:: Recorded data ::
constexpr int shade_group_waves = 5;
template <bool FUSE, int SB = WF_BLOCK, bool OCC4 = false>
__global__ __launch_bounds__(SB, shade_group_waves) void k_shade_groups(dev_scene_view S, dev_render_args A, int level,
                                                                        int nsamp_level0, int max_depth, wf_buffers B,
                                                                        group_buffers G, unsigned long long* counters,
                                                                        chunk_args C) {
    constexpr int ROW = SB + 1;
    __shared__ float fused[FUSE ? group_planes * 3 * ROW : 1];
    __shared__ int cmp_count[SB / 64], cmp_base[SB / 64];
    __shared__ srgb_table srgb_lds;
    const float* lut = stage_srgb<SB, true>(S, srgb_lds);
    work_counts wc;
    unsigned long long truncated = 0;
    float amb_x = A.amb[0], amb_y = A.amb[1], amb_z = A.amb[2];
    float cam_x = A.cam.ox, cam_y = A.cam.oy, cam_z = A.cam.oz;
    asm volatile("" : "+s"(amb_x), "+s"(amb_y), "+s"(amb_z), "+s"(cam_x), "+s"(cam_y), "+s"(cam_z));
    const vec3f amb = {amb_x, amb_y, amb_z};
    const vec3f cam_o = {cam_x, cam_y, cam_z};
    const int nplanes = G.nplanes;
    const int* order = G.tab + group_planes + 1;
    const int stride = gridDim.x * SB;
    const int gout = (int)(blockIdx.x % (unsigned)level_segments);
    const int nseg = FUSE ? 1 : level ? level_segments : 1;
    for (int g = 0; g < nseg; g++) {
    const int n = (!FUSE && level) ? *seg_counter(B.count, level, g) : nsamp_level0;
    const int nround = (n + stride - 1) / stride;
    for (int round = 0; round < nround; round++) {
        const int j = round * stride + blockIdx.x * SB + threadIdx.x;
        const int idx = FUSE ? j : g * B.seg + j;
        bool hit = false, write_r = false, spawn = false, reflective = false;
        vec3f p = {0, 0, 0}, nrm = {0, 0, 0}, v = {0, 0, 0}, dr = {0, 0, 0};
        vec3f kd = {0, 0, 0}, ks = {0, 0, 0}, kr = {0, 0, 0}, la = {0, 0, 0}, la0 = {0, 0, 0}, t = {0, 0, 0};
        float ns = 0.0f;
        int mat = 0, kind = 0;
        uint32_t occ_bits = 0;
        if (j < n) {
            const float4 s0 = ld4s(B.surf0 + idx);
            if constexpr (OCC4) {
#pragma unroll
                for (int q = 0; q < 4; q++) {
                    const int lq = q < S.nlights ? q : 0;
                    occ_bits |= (ldb(B.occl + (size_t)lq * B.capacity + idx) != 0u ? 1u : 0u) << q;
                }
            }
            const int info = sample_state(s0);
            write_r = info != -2;
            hit = info >= 0;
            if (hit) {
                const float4 ro4 =
                    (!FUSE && level) ? ld4(B.ray_o(level) + idx) : make_float4(cam_o.x, cam_o.y, cam_o.z, 0.0f);
                vec2f uv;
                {
                    const float4 s1 = ld4s(B.surf1 + idx);
                    p = xyz(s0), nrm = xyz(s1), uv = {s1.w, B.need_v ? lds1(B.surfv + idx) : 0.0f};
                    mat = info_mat(info), kind = info & 3;
                }
                const vec3f ro = xyz(ro4);
                const float4 m0 = ld4(S.mats + 4 * mat), m1 = ld4(S.mats + 4 * mat + 1);
                const float4 m2 = ld4(S.mats + 4 * mat + 2), m3 = ld4(S.mats + 4 * mat + 3);
                const vec3f kd0 = xyz(m0), ks0 = xyz(m1);
                kr = xyz(m2), ns = m0.w;
                const int kd_txt = ibits(m1.w), ks_txt = ibits(m2.w);
                reflective = ibits(m3.w) & mat_reflective;
                const vec3f zero = {0.0f, 0.0f, 0.0f};
                la = amb * kd0, la0 = zero * kd0;
                vec3f tkd = {1, 1, 1}, tks = {1, 1, 1};
                if (kd_txt >= 0) {
                    tkd = eval_texture<false>(S, kd_txt, uv, wc, lut);
                    la = la * tkd, la0 = la0 * tkd;
                }
                if (ks_txt >= 0) tks = eval_texture<false>(S, ks_txt, uv, wc, lut);
                kd = kd0, ks = ks0;
                if (kd_txt >= 0) kd = kd * tkd;
                if (ks_txt >= 0) ks = ks * tks;
                float vlen;
                normalize_len(ro - p, v, vlen);
                if (reflective) {
                    if (FUSE || level + 1 >= max_depth || level + 1 >= B.nlevels) {
                        truncated++;
                        t = {0.0f * kr.x, 0.0f * kr.y, 0.0f * kr.z};
                    } else {
                        spawn = true;
                        dr = (nrm * 2.0f * dot(nrm, v)) - v;
                        write_r = false;
                    }
                }
            }
        }
        for (int k = 0; k < nplanes; k++) {
            const int q0 = __builtin_amdgcn_readfirstlane(G.tab[k]), q1 = __builtin_amdgcn_readfirstlane(G.tab[k + 1]);
            const bool ambk = G.amb_mask >> k & 1;
            vec3f R = {0, 0, 0};
            if (hit) {
                vec3f c = {0.0f, 0.0f, 0.0f};
                for (int q = q0; q < q1; q++) {
                    const int li = __builtin_amdgcn_readfirstlane(order[q]);
                    if (OCC4 ? ((occ_bits >> li) & 1u) != 0u : ldb(B.occl + (size_t)li * B.capacity + idx) != 0) continue;
                    float4 lrec[6];
                    ld_scalar<6>(S.lights + 6 * li, lrec);
                    frame3f lf = {xyz(lrec[0]), xyz(lrec[1]), xyz(lrec[2]), xyz(lrec[3])};
                    vec3f lp0 = xyz(lrec[4]), ke = xyz(lrec[5]);
                    vec3f tp = transform_point(lf, lp0 - p);
                    vec3f l, h;
                    float r, hlen;
                    normalize_len(tp, l, r);
                    normalize_len(v + l, h, hlen);
                    const vec3f ker = div3(ke, r * r);
                    vec3f ld = kd * ker;
                    vec3f ls = ks * ker;
                    if (kind == kind_lines) {
                        float prodnl = dot(nrm, l);
                        float prodnh = dot(nrm, h);
                        if (prodnl < 0.0f) prodnl *= -1;
                        if (prodnh < 0.0f) prodnh *= -1;
                        float sinnl = __builtin_sqrtf(1.0f - prodnl);
                        float sinnh = __builtin_sqrtf(1.0f - prodnh);
                        ld = ld * sinnl;
                        ls = ls * spec_pow(sinnh, ns, ls);
                    } else {
                        ld = ld * smax(0.0f, dot(nrm, l));
                        ls = ls * spec_pow(smax(0.0f, dot(nrm, h)), ns, ls);
                    }
                    c = c + (ld + ls);
                }
                const vec3f lak = ambk ? la : la0;
                if (!reflective)
                    R = c + lak;
                else if (!spawn)
                    R = (c + t) + lak;
                else
                    G.rec[k][(size_t)level * B.capacity + idx] = {c.x, c.y, c.z, __int_as_float(mat)};
            }
            if constexpr (FUSE) {
                fused[(k * 3 + 0) * ROW + threadIdx.x] = R.x;
                fused[(k * 3 + 1) * ROW + threadIdx.x] = R.y;
                fused[(k * 3 + 2) * ROW + threadIdx.x] = R.z;
            } else if (write_r) {
                vec3f col = R;
                int lev = level, node = idx;
                while (lev > 0) {
                    const int parent = ibits(B.ray_o(lev)[node].w);
                    const float4 d = ld4(G.rec[k] + (size_t)(lev - 1) * B.capacity + parent);
                    const float4 pkr = ld4(S.mats + 4 * ibits(d.w) + 2);
                    vec3f cc = {d.x, d.y, d.z};
                    const vec3f tt = {col.x * pkr.x, col.y * pkr.y, col.z * pkr.z};
                    cc = cc + tt;
                    if (ambk) cc = cc + xyz(ld4(B.rec1(lev - 1) + parent));
                    col = cc, node = parent, lev--;
                }
                G.smp[k][node] = {col.x, col.y, col.z, 1.0f};
            }
        }
        if constexpr (FUSE) continue;
        const unsigned long long mask = __ballot(spawn);
        const int w = threadIdx.x >> 6, lane = threadIdx.x & 63;
        if (spawn) B.rec1(level)[idx] = {la.x, la.y, la.z, 0};
        if (lane == 0) cmp_count[w] = __popcll(mask);
        __syncthreads();
        if (threadIdx.x == 0) {
            int tot = 0;
            for (int q = 0; q < SB / 64; q++) tot += cmp_count[q];
            int acc = tot ? atomicAdd(seg_counter(B.count, level + 1, gout), tot) : 0;
            for (int q = 0; q < SB / 64; q++) cmp_base[q] = acc, acc += cmp_count[q];
        }
        __syncthreads();
        if (spawn) {
            const int slot = gout * B.seg + cmp_base[w] + __popcll(mask & ((1ull << lane) - 1));
            B.ray_o(level + 1)[slot] = {p.x, p.y, p.z, __int_as_float(idx)};
            B.ray_d(level + 1)[slot] = {dr.x, dr.y, dr.z, 0};
        }
    }
    }
    if (FUSE) {
        __syncthreads();
        const int ppb = SB / C.spp;
        for (int e = (int)threadIdx.x; e < 3 * nplanes * ppb; e += SB) {
            const int px = e / (3 * nplanes), r = e - 3 * nplanes * px;
            const int k = r / 3, comp = r - 3 * k;
            const int pl = (int)(blockIdx.x * SB / C.spp) + px;
            int lx, ly, i, j;
            const bool valid = pl < C.npix && pixel_of(A, C, C.pix0 + pl, lx, ly, i, j);
            if (pl < C.npix && lx < A.tile_w && ly < A.tile_h) {
                float val = 0.0f;
                if (valid) {
                    const float* row = fused + (k * 3 + comp) * ROW + px * C.spp;
                    float acc = 0.0f;
                    for (int q = 0; q < C.spp; q++) acc = acc + row[q];
                    val = acc / float(C.spp);
                }
                float* o = reinterpret_cast<float*>(G.out[k] + (size_t)ly * A.out_stride + lx);
                o[comp] = val;
                if (comp == 0) o[3] = valid ? 1.0f : 0.0f;
            }
        }
    }
    flush(counters, cnt_depth_truncated, truncated);
}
:::
◆ **What is needed**
Nothing but an exact copy of the lines from the first one above through the line holding "shade_group_waves) void k_shade_groups(dev_scene_view" should be returned.

◆ **Reply to the exercise**
constexpr int shade_group_waves = 5;
template <bool FUSE, int SB = WF_BLOCK, bool OCC4 = false>
__global__ __launch_bounds__(SB, shade_group_waves) void k_shade_groups(dev_scene_view S, dev_render_args A, int level,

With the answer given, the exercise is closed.